Transient Treasures
Transient Treasures from Mt. Moehau, Coromandel Peninsula, New Zealand
2019 Daniel Kirsch, 5 archival giclée print on Hahnemühle etching paper, ornate gold frames, gilded name plates
The notion that the NZ bush is nothing but green featuring few other colours is clearly defied by these beautiful and surprisingly colourful compositions made of found objects from the upper reaches of Moehau Mountain.
The artist traverses the flanks and main ridge of the mountain several days each month, following (and maintaining) a number of stoat trap lines. At the end of each of those days, a set of unique ‘objets trouvées’ found during that day is being arranged with the purpose of documenting the found objects as well as creating distinct compositions.
The objects are transient, their physical form not permanent, they quickly decompose, so the only way to preserve the composition of objects is through the lens of a camera.
Each month the outcome of the composition is the symbiosis of the artist’s inspiration of arranging the forms and colours as if painting with those objects, yet nature itself determining which forms and colours are available to the artist at that time.
Both nature’s contribution and the artist play an equal part in the creative process and are inseparable.

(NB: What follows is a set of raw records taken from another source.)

# holstegelab/otter

Hardware: AMD Instinct MI355X
Metric: regions/sec (otter assemble) on synthetic TR BED+BAM, 1/2/4/8 MI355X (higher is better)
Workload: dtype i16

## Files before the change

otter_amd/csrc/otg_common.hpp:

```cpp
#pragma once
#include <hip/hip_runtime.h>
#include <cstdint>
#include <cstdio>
#include <cstring>
#include <mutex>
#include <string>
#include <vector>
#include "../../include/otter_gpu.h"

#define OTG_NULL_OFF (-(1 << 30))

struct DevBuf {
  void* p = nullptr;
  size_t cap = 0;
};

struct otg_ctx {
  int device = 0;
  hipStream_t stream = nullptr;
  hipDeviceProp_t prop;
  std::string err;
  int exp_variant = 1;
  long long exp_probe_mismatches = 0;
  int n_cu = 256;
  uint32_t max_seq_len = 65536;
  std::vector<DevBuf> pool;
  struct Pipeline* pipe = nullptr;
  hipEvent_t ev0 = nullptr, ev1 = nullptr;
  hipStream_t tier_stream[5] = {nullptr, nullptr, nullptr, nullptr, nullptr};
  hipEvent_t ev_fork = nullptr, ev_join[5] = {nullptr, nullptr, nullptr, nullptr, nullptr};
  int edit_pass_kind = 0;
  uint32_t* edit_hist = nullptr;
  hipEvent_t edit_hist_ev[2] = {nullptr, nullptr};
  uint32_t edit_hist_mask[2] = {0u, 0u};
  double last_score_ms = 0.0, last_prov_ms = 0.0;
  uint32_t last_align_tiers[2] = {0u, 0u};
  double last_kmer_count_ms = 0.0, last_kmer_epi_ms = 0.0;
  hipEvent_t ev2 = nullptr;
  double last_motif_count_ms = 0.0, last_motif_reduce_ms = 0.0;
  uint32_t last_motif_n = 0, last_motif_stride = 0;
  double last_repeat_runs_ms = 0.0, last_repeat_select_ms = 0.0;
  uint32_t last_repeat_n = 0;
  uint64_t last_repeat_total = 0;
  bool last_repeat_valid = false;
  const uint8_t* last_motif_arena = nullptr;
  const uint64_t* last_motif_off = nullptr;
  const uint32_t* last_motif_len = nullptr;
  double last_unitalign_ms = 0.0;
  uint32_t last_unitalign_n = 0;
  double last_unitparse_forward_ms = 0.0, last_unitparse_trace_ms = 0.0;
  uint32_t last_unitparse_n = 0;
  uint64_t last_unitparse_total = 0;
  bool last_unitparse_valid = false;
  double last_kernel_ms = 0.0;
  double last_gt_align_ms = 0.0, last_gt_cluster_ms = 0.0;
  bool gt_edit_ran = false;
  size_t gt_edit_cnt_off = 0;
  int heur_strategy = OTG_HEURISTIC_NONE, heur_min_wf_len = 10, heur_max_dist = 50, heur_steps = 1;
  int last_chain = -1;
  struct AffineLast {
    uint32_t n_tasks = 0;
    bool hbm_tiers = false;
    bool bounded = false;
    bool sublist = false;
    int reg_mask = 0;
    const void* scores_at = nullptr;
  } affine_last;
  struct Cohort* cohort = nullptr;
};

extern thread_local std::string g_otg_err;

int otg_fail(otg_ctx* ctx, int code, const char* fmt, ...);

#define HIP_TRY(ctx, call)                                                                      \
  do {                                                                                          \
    hipError_t e__ = (call);                                                                    \
    if (e__ != hipSuccess)                                                                      \
      return otg_fail(ctx, OTG_ERR_HIP, "%s failed: %s (%s:%d)", #call, hipGetErrorString(e__), \
                      __FILE__, __LINE__);                                                      \
  } while (0)

void* otg_slot(otg_ctx* ctx, int slot, size_t bytes);

constexpr uint32_t OTG_CLUSTER_NMAX = 256;
enum {
  SLOT_ARENA = 0, SLOT_TASKS, SLOT_SCORES, SLOT_CELLS, SLOT_COUNTERS , SLOT_WF_WS, SLOT_CIG_OFF, SLOT_CIG_LEN,
  SLOT_CIG_ARENA, SLOT_BT_POOL, SLOT_ROWTAB, SLOT_REVOPS, SLOT_TASKSTATE, SLOT_TODO, SLOT_AUX0, SLOT_AUX1,
  SLOT_AUX2, SLOT_AUX3, SLOT_AUX4, SLOT_AUX5, SLOT_AUX6, SLOT_AUX7, SLOT_AUX8, SLOT_AUX9,
  SLOT_P0, SLOT_P1, SLOT_P2, SLOT_P3, SLOT_P4, SLOT_P5, SLOT_P6, SLOT_P7, SLOT_P8, SLOT_P9,
  SLOT_P10, SLOT_P11, SLOT_P12, SLOT_P13, SLOT_P14, SLOT_P15, SLOT_P16, SLOT_P17, SLOT_P18, SLOT_P19,
  SLOT_P20, SLOT_P21, SLOT_P22, SLOT_P23, SLOT_P24, SLOT_P25, SLOT_P26, SLOT_P27, SLOT_P28, SLOT_P29,
  SLOT_KMER_SEQ, SLOT_KMER_META, SLOT_KMER_HIST, SLOT_KMER_OUT,
  SLOT_KMER_BLK,
  SLOT_GTE_CLS, SLOT_GTE_TASKS, SLOT_GTE_SCORES, SLOT_GTE_DEN, SLOT_GTE_TODO,
  SLOT_MOTIF_SEQ, SLOT_MOTIF_META, SLOT_MOTIF_OFF, SLOT_MOTIF_M, SLOT_MOTIF_PLANES, SLOT_MOTIF_OUT,
  SLOT_REPEAT_SEQ, SLOT_REPEAT_META, SLOT_REPEAT_OFF, SLOT_REPEAT_CNT, SLOT_REPEAT_PLANES, SLOT_REPEAT_RUNS, SLOT_REPEAT_STACK, SLOT_REPEAT_SCRATCH,
  SLOT_REPEAT_RES, SLOT_REPEAT_SEGS,
  SLOT_UNITALIGN_SEQ, SLOT_UNITALIGN_META, SLOT_UNITALIGN_UNITS, SLOT_UNITALIGN_BINS, SLOT_UNITALIGN_ORDER,
  SLOT_UNITALIGN_OUT,
  SLOT_UNITPARSE_SEQ, SLOT_UNITPARSE_META, SLOT_UNITPARSE_UNITS, SLOT_UNITPARSE_PLAN, SLOT_UNITPARSE_TRACE,
  SLOT_UNITPARSE_RES, SLOT_UNITPARSE_SEGS,
  SLOT_COUNT
};

inline void otg_region_name(std::string& o, const char* chr, uint32_t chr_len, int32_t start, int32_t end)
{
  o.append(chr, chr_len);
  o += ':'; o += std::to_string((uint32_t)start); o += '-'; o += std::to_string((uint32_t)end);
}

void otg_pipeline_free(otg_ctx* ctx);
int64_t otg_pipeline_run_regions(otg_ctx* ctx);
void otg_cohort_free(otg_ctx* ctx);
void otg_bam_set_samples(otg_bam* b, const char* const* names, uint32_t n, int32_t offset_l, int32_t offset_r);

std::mutex& otg_device_mutex(int device);

#if defined(__HIPCC__)
__device__ __forceinline__ uint32_t otg_wave_atomic_add(uint32_t* ctr, uint32_t val)
{
  uint32_t r;
  uint64_t saved;
  asm volatile(
      "s_mov_b64 %1, exec\n\t"
      "s_mov_b64 exec, 1\n\t"
      "global_atomic_add %0, %2, %3, off sc0\n\t"
      "s_waitcnt vmcnt(0)\n\t"
      "s_mov_b64 exec, %1"
      : "=&v"(r), "=&s"(saved)
      : "v"(ctr), "v"(val)
      : "memory");
  return (uint32_t)__builtin_amdgcn_readfirstlane((int)r);
}

__device__ __forceinline__ int otg_imax(int a, int b) { return a > b ? a : b; }
__device__ __forceinline__ int otg_wave_max_i32(int v)
{
  constexpr int NEG = -2147483647 - 1;
  v = otg_imax(v, __builtin_amdgcn_update_dpp(NEG, v, 0x111, 0xf, 0xf, false));
  v = otg_imax(v, __builtin_amdgcn_update_dpp(NEG, v, 0x112, 0xf, 0xf, false));
  v = otg_imax(v, __builtin_amdgcn_update_dpp(NEG, v, 0x114, 0xf, 0xf, false));
  v = otg_imax(v, __builtin_amdgcn_update_dpp(NEG, v, 0x118, 0xf, 0xf, false));
  v = otg_imax(v, __builtin_amdgcn_update_dpp(NEG, v, 0x142, 0xa, 0xf, false));
  v = otg_imax(v, __builtin_amdgcn_update_dpp(NEG, v, 0x143, 0xc, 0xf, false));
  return __builtin_amdgcn_readlane(v, 63);
}

__device__ __forceinline__ void otg_myers_band(int K, int d, int pbf, int pef, int* KL, int* KU)
{
  const int u1 = (K + d + pbf + 1) / 2, u2 = K + pbf;
  *KU = u1 < u2 ? u1 : u2;
  int l = (K - d + pef + 1) / 2;
  if (l > K) l = K;
  if (K - d + pef < 0) l = K - d + pef;
  *KL = l;
}
__device__ __forceinline__ unsigned long long otg_edit_wfa_cells(int s, int m, int n, int pbf, int tbf)
{
  if (s < 0) return 0ull;
  if (pbf > m) pbf = m;
  if (tbf > n) tbf = n;
  const long long kh = s < n - tbf ? s : n - tbf, kl = s < m - pbf ? s : m - pbf;
  const long long sum_hi = (kh + 1) * tbf + kh * (kh + 1) / 2 + ((long long)s - kh) * n;
  const long long sum_lo = (kl + 1) * pbf + kl * (kl + 1) / 2 + ((long long)s - kl) * m;
  return (unsigned long long)(sum_hi + sum_lo + (long long)s + 1);
}

__device__ __forceinline__ int otg_myers_threshold(int R, int d, int pbf, int pef)
{
  int lo = 0, hi = R;
  while (lo < hi) {
    const int mid = (lo + hi + 1) >> 1;
    int kl, ku;
    otg_myers_band(mid, d, pbf, pef, &kl, &ku);
    if (kl + ku <= R) lo = mid; else hi = mid - 1;
  }
  return lo;
}

__device__ __forceinline__ uint64_t otg_load8(const uint8_t* p) { uint64_t v; __builtin_memcpy(&v, p, 8); return v; }

__device__ __forceinline__ int otg_dpp_shr1(int x) { return __builtin_amdgcn_update_dpp(x, x, 0x138, 0xf, 0xf, false); }
__device__ __forceinline__ int otg_dpp_shl1(int x) { return __builtin_amdgcn_update_dpp(x, x, 0x130, 0xf, 0xf, false); }

__device__ __forceinline__ bool otg_ends_free_done(int h, int v, int pl, int tl, int pef, int tef)
{
  return (h >= tl && pl - v <= pef) || (v >= pl && tl - h <= tef);
}

__device__ __forceinline__ int otg_match16(const uint8_t* P, const uint8_t* T, int v, int h, int rem)
{
  const uint64_t xl = otg_load8(P + v) ^ otg_load8(T + h), xh = otg_load8(P + v + 8) ^ otg_load8(T + h + 8);
  const int m = xl ? (__builtin_ctzll(xl) >> 3) : (xh ? 8 + (__builtin_ctzll(xh) >> 3) : 16);
  return m < rem ? m : rem;
}

__device__ __forceinline__ int otg_match64(const uint8_t* P, const uint8_t* T, int v, int h, int rem)
{
  uint64_t x[8];
#pragma unroll
  for (int i = 0; i < 8; ++i) x[i] = (8 * i < rem) ? (otg_load8(P + v + 8 * i) ^ otg_load8(T + h + 8 * i)) : ~0ull;
  int m = 64;
#pragma unroll
  for (int i = 7; i >= 0; --i) if (x[i]) m = 8 * i + (__builtin_ctzll(x[i]) >> 3);
  return m < rem ? m : rem;
}

__device__ __forceinline__ int otg_wave_match(const uint8_t* P, const uint8_t* T, int v, int h, int rem, int lane)
{
  int total = 0;
  while (total < rem) {
    const int off = total + lane * 8;
    const bool in = off < rem;
    uint64_t x = ~0ull;
    if (in) x = otg_load8(P + v + off) ^ otg_load8(T + h + off);
    const int m = x ? (int)(__builtin_ctzll(x) >> 3) : 8;
    const unsigned long long stop = __ballot(m < 8);
    if (stop) {
      const int first = (int)__builtin_ctzll(stop);
      total += first * 8 + __builtin_amdgcn_readlane(m, first);
      break;
    }
    total += 512;
  }
  return total < rem ? total : rem;
}
#endif


int otg_launch_edit(otg_ctx* ctx, const uint8_t* d_arena, const otg_align_task* d_tasks, uint32_t n_tasks,
                    int32_t* d_scores, uint64_t* d_cells, float* kernel_ms, uint64_t* launches);

int otg_launch_edit_align(otg_ctx* ctx, const uint8_t* d_arena, const otg_align_task* d_tasks, const otg_align_task* h_tasks, uint32_t n_tasks,
                          int32_t* scores_out, uint32_t* len_out, uint8_t* d_cig_base, const uint64_t* cig_slot, double* score_ms, double* prov_ms,
                          uint32_t* finished = nullptr);
int otg_launch_edit_align_adaptive(otg_ctx* ctx, const uint8_t* d_arena, const otg_align_task* d_tasks, const otg_align_task* h_tasks, uint32_t n_tasks,
                                   int32_t* scores_out, uint64_t* cells_out, uint32_t* len_out, uint8_t* d_cig_base, const uint64_t* cig_slot,
                                   double* score_ms, double* prov_ms, uint32_t finished[2]);
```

The ornate gold frames and gilded name plates reference the colonial era and early botanists who came to this country in the period of first contact. Their approach displays a rather distanced attitude towards nature – reflected in collections of single items brought back to their own countries and exposed in museums as fragments – not perceiving the environment that surrounds us as one living organism. Instead, only singular parts of it were selected, each given a material value of how they can be exploited by humans.
It is this approach which ultimately leads to exhaustion and alteration of singular parts of the environment, ultimately destroying the entity which they are part of. In New Zealand, this approach has led to the loss of many unique species and the involved problems of an unbalanced ecosystem.
In contrast, the artist’s approach in assembling the individual objects found in nature is a wholistic one, not giving one of them more value than another, but looking for how they interact with each other to become one and reflect the whole.